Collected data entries
+--
int pk_observe_staged_range(pk_filter* f, int32_t fresh, int64_t p0, int64_t p1, int32_t first, int32_t last) {
  if (!f) return fail(PK_ERR_INVALID, "pk_observe_staged_range: NULL handle");
  if (p0 < 0 || p1 < p0 || p1 > f->d.P) return fail(PK_ERR_INVALID, "pk_observe_staged_range: bad particle range [%lld, %lld)", (long long)p0, (long long)p1);
  if (f->grow_on) return fail(PK_ERR_STATE, "pk_observe_staged_range: the new-landmark bookkeeping (pk_grow_enable) runs behind whole observes (pk_observe / pk_observe_staged)");
  int rc;
  if ((rc = use_device(f))) return rc;
  pk_filter::Split& sp = f->split;
  if (first) {
    if (sp.active) return fail(PK_ERR_STATE, "pk_observe_staged_range: the previous split observe was not finished (last = 1)");
    if (!pk_staged_takes_regs(f))
      return fail(PK_ERR_STATE, "pk_observe_staged_range: needs a staged scan that takes the register route (pk_staged_takes_regs)");
    const double* blobs = reinterpret_cast<const double*>(f->staged.st + kCtlBytes);
    sp.B = f->staged.B;
    sp.reset = fresh != 0;
    sp.al = AssocLaunch();
    if ((rc = enqueue_association(f, blobs, sp.B, false, true, &sp.al))) return rc;
    if (!sp.al.regs && !sp.al.big) return fail(PK_ERR_STATE, "pk_observe_staged_range: the scan did not take the register route");
    f->route = sp.al.big ? PK_ROUTE_ML_PUB_BIG : PK_ROUTE_ML_REGS;
    sp.cand = CandTable();
    if ((rc = onepass_prepare(f, sp.al, sp.B, &sp.cand, p1 > p0 ? p0 : 0))) return rc;
    sp.active = true;
  } else if (!sp.active) {
    return fail(PK_ERR_STATE, "pk_observe_staged_range: no split observe in progress (first = 1)");
  }
  ObserveExtras ex;
  ex.reset = sp.reset;
  ex.gmax_key = ctl_gmax_key(f);
  if (p1 > p0 && (rc = onepass_launch(f, sp.al, sp.B, ex, sp.cand, p0, p1, (first && !last) ? f->split_reserve_cus : 0))) {
    sp.active = false;
    return rc;
  }
  if (last) {
    sp.active = false;
    if ((rc = onepass_finish(f, sp.al, sp.B, ex, sp.cand))) return rc;
    PK_LAUNCH_CHECK("pk_observe_staged_range");
    f->src_identity = true;
    f->d.alt = nullptr;
    f->gmax_fused = true;
  }
  return PK_OK;
}

int pk_motion_range(pk_filter* f, double v, double w, double dt, uint64_t seed, uint64_t draw, int64_t p0, int64_t p1) {
  if (f) f->pose_part_ok = false;
  if (!f) return fail(PK_ERR_INVALID, "pk_motion_range: NULL handle");
  if (!std::isfinite(v) || !std::isfinite(w) || !std::isfinite(dt)) return fail(PK_ERR_INVALID, "pk_motion_range: non-finite control");
  if (p0 < 0 || p1 < p0 || p1 > f->d.P) return fail(PK_ERR_INVALID, "pk_motion_range: bad particle range [%lld, %lld)", (long long)p0, (long long)p1);
  int rc;
  if ((rc = use_device(f))) return rc;
  Span t(f, PK_T_MOTION);
  launch_motion_range(f->stream, f->d, v, w, dt, seed, draw, p0, p1);
  PK_LAUNCH_CHECK("pk_motion_range");
  return PK_OK;
}

int pk_associate(pk_filter* f, const double* blobs, int32_t B, int32_t* ids_out) {
  if (!f || !ids_out) return fail(PK_ERR_INVALID, "pk_associate: NULL argument");
  if (B < 0 || (B > 0 && !blobs)) return fail(PK_ERR_INVALID, "pk_associate: bad blobs");
  if (!f->map_loaded) return fail(PK_ERR_STATE, "pk_associate: no map uploaded (pk_upload_map)");
  if (B == 0) return PK_OK;
  int rc;
  if ((rc = use_device(f))) return rc;
  for (int i = 0; i < 4 * B; ++i)
    if (!std::isfinite(blobs[i])) return fail(PK_ERR_INVALID, "pk_associate: blob %d is not finite", i / 4);
  if (f->dense) return dense_observe(f, blobs, B, nullptr, ids_out, false, false);
  if ((rc = enqueue_association(f, blobs, B, true, false, nullptr))) return rc;
  PK_LAUNCH_CHECK("pk_associate");
  PK_HIP(hipMemcpyAsync(ids_out, f->ids_dev, (size_t)f->d.P * B * 4, hipMemcpyDeviceToHost, f->stream));
  PK_HIP(hipStreamSynchronize(f->stream));
  return PK_OK;
}

int pk_set_option(pk_filter* f, const char* name, int64_t value) {
  if (!f || !name) return fail(PK_ERR_INVALID, "pk_set_option: NULL argument");
  if (!strcmp(name, "assoc_kernel")) {
    if (value != 0 && value != 1) return fail(PK_ERR_INVALID, "assoc_kernel: 0 (colour grid) or 1 (brute force)");
    f->assoc_kernel = (int)value;
    return PK_OK;
  }
  if (!strcmp(name, "fast_observe")) {
    if (value < 0 || value > 3)
      return fail(PK_ERR_INVALID, "fast_observe: 0 (general kernels), 1 (default), 2 (always the sweep kernel) or 3 (... with eight slots)");
    f->fast_observe = (int)value;
    return PK_OK;
  }
  if (!strcmp(name, "timing_stride")) {
    if (value < 1 || value > 1000000) return fail(PK_ERR_INVALID, "timing_stride: 1 .. 1000000");
    f->timing_stride = (int)value;
    return PK_OK;
  }
  if (!strcmp(name, "upload_kernel")) {
    f->upload_kernel = value != 0;
    return PK_OK;
  }
  if (!strcmp(name, "fused_step")) {
    f->fused_step = value != 0;
    return PK_OK;
  }
  if (!strcmp(name, "cand_lists")) {
    f->cand_lists = value != 0;
    return PK_OK;
  }
  if (!strcmp(name, "pub_step")) {
    f->pub_step = value != 0;
    return PK_OK;
  }
  if (!strcmp(name, "pub_small")) {
// ... 148 lines not shown
        {
          Span t(f, PK_T_MOTION);
          launch_motion(f->stream, f->d, v, w, dt, nullptr, seed, draw, 0, f->scan_dev, dev_view, staged_upload_bytes(sg), f->pose_part);
      f->pose_part_ok = true;
        }
        sg.uploaded = true;
        f->gmax_fused = false;
        if ((rc = note_upload(f, sg.slot))) return rc;
        const double* staged_blobs = reinterpret_cast<const double*>(sg.st + kCtlBytes);
        if ((rc = observe_impl(f, staged_blobs, B, nullptr, nullptr, true))) return rc;
        return pk_resample(f, u, weight_domain, nullptr);
      }
      (void)hipGetLastError();
    }
  }
  if ((rc = pk_motion(f, v, w, dt, z, seed, draw))) return rc;
  if ((rc = observe_impl(f, blobs, B, ids, nullptr, true))) return rc;
  return pk_resample(f, u, weight_domain, nullptr);
}

int pk_grow_enable(pk_filter* f, int32_t preset_landmarks, int32_t reading_capacity, double pair_threshold) {
  if (!f) return fail(PK_ERR_INVALID, "pk_grow_enable: NULL handle");
  const int L = f->d.lay.L;
  if (preset_landmarks < 0 || preset_landmarks >= L)
    return fail(PK_ERR_INVALID, "pk_grow_enable: %d preset landmarks leave no spare slot among the filter's %d", preset_landmarks, L);
  if (reading_capacity < 1 || reading_capacity > 65536) return fail(PK_ERR_INVALID, "pk_grow_enable: reading_capacity %d outside 1..65536", reading_capacity);
  if (!(pair_threshold >= 0.0)) return fail(PK_ERR_INVALID, "pk_grow_enable: pair_threshold %g", pair_threshold);
  if (f->grow_on) return fail(PK_ERR_STATE, "pk_grow_enable: already enabled on this filter");
  if (f->dense)
    return fail(PK_ERR_STATE, "pk_grow_enable: the bookkeeping kernel writes the compact landmark layout; this filter is on the dense one "
                              "(a covariance or Qt that couples position and colour)");
  int rc;
  if ((rc = use_device(f))) return rc;
  GrowState& g = f->grow;
  g.L0 = preset_landmarks;
  g.S = L - preset_landmarks;
  g.R = reading_capacity;
  g.pair_threshold = pair_threshold;
  g.cur = 0;
  const size_t P = (size_t)f->d.P;
  for (int i = 0; i < 2; ++i) {
    if ((rc = dev_alloc(f, &g.hyp[i], P * g.R * 8))) return rc;
    if ((rc = dev_alloc(f, &g.cnt[i], P * 4))) return rc;
    if ((rc = dev_alloc(f, &g.slot_id[i], P * g.S))) return rc;
  }
  std::vector<int32_t> c0(P * 4, 0);
  for (size_t p = 0; p < P; ++p) c0[4 * p + 2] = preset_landmarks + 1;
  PK_HIP(hipMemcpyAsync(g.cnt[0], c0.data(), P * 16, hipMemcpyHostToDevice, f->stream));
  PK_HIP(hipStreamSynchronize(f->stream));
  f->grow_on = true;
  return PK_OK;
}

static int grow_range(pk_filter* f, const char* who, int64_t p0, int64_t p1) {
  if (!f) return fail(PK_ERR_INVALID, "%s: NULL handle", who);
  if (!f->grow_on) return fail(PK_ERR_STATE, "%s: pk_grow_enable was not called on this filter", who);
  if (p0 < 0 || p1 < p0 || p1 > f->d.P) return fail(PK_ERR_INVALID, "%s: particles [%lld, %lld) of %lld", who, (long long)p0, (long long)p1, (long long)f->d.P);
  return use_device(f);
}

int pk_grow_download(pk_filter* f, int64_t p0, int64_t p1, int32_t* counters, double* readings, int32_t* slot_ids) {
  int rc;
  if ((rc = grow_range(f, "pk_grow_download", p0, p1))) return rc;
  const GrowState& g = f->grow;
  const size_t n = (size_t)(p1 - p0);
  if (n == 0) return PK_OK;
  if (counters) PK_HIP(hipMemcpyAsync(counters, g.cnt[g.cur] + 4 * p0, n * 16, hipMemcpyDeviceToHost, f->stream));
  if (readings) PK_HIP(hipMemcpyAsync(readings, g.hyp[g.cur] + (size_t)p0 * g.R * 8, n * g.R * 64, hipMemcpyDeviceToHost, f->stream));
  if (slot_ids) PK_HIP(hipMemcpyAsync(slot_ids, g.slot_id[g.cur] + (size_t)p0 * g.S, n * g.S * 4, hipMemcpyDeviceToHost, f->stream));
  PK_HIP(hipStreamSynchronize(f->stream));
  return PK_OK;
}

int pk_grow_upload(pk_filter* f, int64_t p0, int64_t p1, const int32_t* counters, const double* readings, const int32_t* slot_ids) {
  int rc;
  if ((rc = grow_range(f, "pk_grow_upload", p0, p1))) return rc;
  const GrowState& g = f->grow;
// ... 14 lines not shown
int pk_grow_shape(const pk_filter* f, int32_t* preset_landmarks, int32_t* spare_slots, int32_t* reading_capacity) {
  if (!f) return fail(PK_ERR_INVALID, "pk_grow_shape: NULL handle");
  if (preset_landmarks) *preset_landmarks = f->grow_on ? f->grow.L0 : 0;
  if (spare_slots) *spare_slots = f->grow_on ? f->grow.S : 0;
  if (reading_capacity) *reading_capacity = f->grow_on ? f->grow.R : 0;
  return PK_OK;
}

int pk_shard_max_logw(pk_filter* f, double* max_logw) {
  if (!f || !max_logw) return fail(PK_ERR_INVALID, "pk_shard_max_logw: NULL argument");
  int rc;
  if ((rc = use_device(f))) return rc;
  launch_block_max(f->stream, f->d, f->partial, f->gmax);
  PK_HIP(hipMemcpyAsync(max_logw, f->gmax, sizeof(double), hipMemcpyDeviceToHost, f->stream));
  PK_HIP(hipStreamSynchronize(f->stream));
  return PK_OK;
}

int64_t pk_shard_num_blocks(const pk_filter* f) { return f ? f->nblocks : -1; }

int pk_shard_block_totals(pk_filter* f, double gmax, int32_t weight_domain, double* totals) {
  if (!f || !totals) return fail(PK_ERR_INVALID, "pk_shard_block_totals: NULL argument");
  int rc;
  if ((rc = use_device(f))) return rc;
  PK_HIP(hipMemcpyAsync(f->gmax, &gmax, sizeof(double), hipMemcpyHostToDevice, f->stream));
  launch_scan_local(f->stream, f->d, f->gmax, weight_domain, f->clocal, f->totals);
  PK_HIP(hipMemcpyAsync(totals, f->totals, (size_t)f->nblocks * sizeof(double), hipMemcpyDeviceToHost, f->stream));
  PK_HIP(hipStreamSynchronize(f->stream));
  return PK_OK;
}

int pk_set_shard(pk_filter* f, int64_t global_offset) {
  if (!f || global_offset < 0) return fail(PK_ERR_INVALID, "pk_set_shard: bad argument");
  f->d.global_offset = global_offset;
  return PK_OK;
}

int pk_shard_offspring(pk_filter* f, const double* global_totals, int64_t n_global_blocks, int64_t first_block,
                       int64_t global_particles, double u, int32_t last_shard, int64_t* slot_hi) {
  if (!f || !global_totals || !slot_hi) return fail(PK_ERR_INVALID, "pk_shard_offspring: NULL argument");
  if (!(u >= 0.0 && u < 1.0)) return fail(PK_ERR_INVALID, "pk_shard_offspring: u = %g outside [0,1)", u);
  if (first_block < 0 || first_block + f->nblocks > n_global_blocks || global_particles < f->d.P)
    return fail(PK_ERR_INVALID, "pk_shard_offspring: shard [%lld, +%lld) does not fit %lld global blocks",
                (long long)first_block, (long long)f->nblocks, (long long)n_global_blocks);
  int rc;
  if ((rc = use_device(f))) return rc;
  if (n_global_blocks > f->gblocks_cap) {
    PK_HIP(hipStreamSynchronize(f->stream));
    if (f->g_totals) (void)hipFree(f->g_totals);
    if (f->g_offsets) (void)hipFree(f->g_offsets);
    f->g_totals = f->g_offsets = nullptr;
    f->gblocks_cap = 0;
    if ((rc = dev_alloc(f, &f->g_totals, (size_t)n_global_blocks))) return rc;
    if ((rc = dev_alloc(f, &f->g_offsets, (size_t)n_global_blocks + 1))) return rc;
    f->gblocks_cap = n_global_blocks;
  }
  if (!f->hi_dev && (rc = dev_alloc(f, &f->hi_dev, (size_t)f->d.P + 1))) return rc;
  PK_HIP(hipMemcpyAsync(f->g_totals, global_totals, (size_t)n_global_blocks * sizeof(double), hipMemcpyHostToDevice,
                        f->stream));
  {
    Span t(f, PK_T_WEIGHTS);
    launch_scan_blocks(f->stream, f->g_totals, n_global_blocks, f->g_offsets, f->sum);
    launch_offspring(f->stream, f->clocal, f->g_offsets, f->sum, first_block, f->d.P, global_particles, u,
                     last_shard ? 1 : 0, f->hi_dev);
  }
  PK_HIP(hipMemcpyAsync(slot_hi, f->hi_dev, ((size_t)f->d.P + 1) * sizeof(int64_t), hipMemcpyDeviceToHost, f->stream));
  PK_HIP(hipStreamSynchronize(f->stream));
  return PK_OK;
}

static size_t record_stride(const pk_filter* f) { return kPoseRecordBytes + f->d.lay.slot_bytes + (f->grow_on ? grow_tail_bytes(f->grow) : 0); }
int64_t pk_particle_bytes(const pk_filter* f) { return f ? (int64_t)record_stride(f) : -1; }

int pk_pack_particles(pk_filter* f, const int64_t* local_idx, int64_t n, void* dev_buf) {
  if (!f || n < 0 || (n > 0 && (!local_idx || !dev_buf))) return fail(PK_ERR_INVALID, "pk_pack_particles: bad argument");
  if (f->grow_on) return fail(PK_ERR_STATE, "pk_pack_particles: the new-landmark bookkeeping (pk_grow_enable) travels with the balanced placement only (pk_shard_*_balanced_dev)");
  if (n > f->d.P) return fail(PK_ERR_INVALID, "pk_pack_particles: %lld records from %lld particles", (long long)n, (long long)f->d.P);
  for (int64_t i = 0; i < n; ++i)
    if (local_idx[i] < 0 || local_idx[i] >= f->d.P) return fail(PK_ERR_INVALID, "pk_pack_particles: index %lld out of range", (long long)local_idx[i]);
  if (n == 0) return PK_OK;
  int rc;
  if ((rc = use_device(f))) return rc;
  if (!f->idx_dev && (rc = dev_alloc(f, &f->idx_dev, (size_t)f->d.P))) return rc;
  PK_HIP(hipMemcpyAsync(f->idx_dev, local_idx, (size_t)n * sizeof(int64_t), hipMemcpyHostToDevice, f->stream));
  {
    Span t(f, PK_T_RESAMPLE);
    launch_pack(f->stream, f->d, f->idx_dev, n, static_cast<unsigned char*>(dev_buf));
  }
  PK_HIP(hipStreamSynchronize(f->stream));
  return PK_OK;
}

int pk_adopt_particles(pk_filter* f, const int64_t* src, const void* dev_buf, int64_t n_received) {
  if (f) f->pose_part_ok = false;
  if (!f || !src || n_received < 0 || (n_received > 0 && !dev_buf)) return fail(PK_ERR_INVALID, "pk_adopt_particles: bad argument");
  if (f->grow_on) return fail(PK_ERR_STATE, "pk_adopt_particles: the new-landmark bookkeeping (pk_grow_enable) travels with the balanced placement only (pk_shard_*_balanced_dev)");
  const int64_t P = f->d.P;
  for (int64_t k = 0; k < P; ++k)
    if (src[k] >= P || src[k] < -n_received) return fail(PK_ERR_INVALID, "pk_adopt_particles: src[%lld] = %lld out of range", (long long)k, (long long)src[k]);
  if (f->d.logical[0]) return fail(PK_ERR_STATE, "pk_adopt_particles: the balanced placement is active on this filter (its slots carry logical indices): resample through pk_shard_plan_balanced_dev / pk_shard_adopt_balanced_dev");
  int rc;
  if ((rc = use_device(f))) return rc;
  if (f->d.alt) {
    f->src_identity = false;
    if ((rc = materialise(f))) return rc;
  }
  if (!f->srcs_dev && (rc = dev_alloc(f, &f->srcs_dev, (size_t)P))) return rc;
  PK_HIP(hipMemcpyAsync(f->srcs_dev, src, (size_t)P * sizeof(int64_t), hipMemcpyHostToDevice, f->stream));
  {
    Span t(f, PK_T_RESAMPLE);
    launch_adopt(f->stream, f->d, f->srcs_dev, static_cast<const unsigned char*>(dev_buf));
  }
  if (n_received == 0) f->d.alt = nullptr;
  f->src_identity = false;
  f->gmax_fused = false;
  PK_HIP(hipStreamSynchronize(f->stream));
  return PK_OK;
}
+--
▶ _Work item_
Retype exactly, and only, the lines above from the one where "nullptr, nullptr, true))) return rc;" occurs up to and including the one where "if ((rc = pk_motion(f, v, w, dt, z, seed, draw)))" occurs.

▶ _Response below_
        if ((rc = observe_impl(f, staged_blobs, B, nullptr, nullptr, true))) return rc;
        return pk_resample(f, u, weight_domain, nullptr);
      }
      (void)hipGetLastError();
    }
  }
  if ((rc = pk_motion(f, v, w, dt, z, seed, draw))) return rc;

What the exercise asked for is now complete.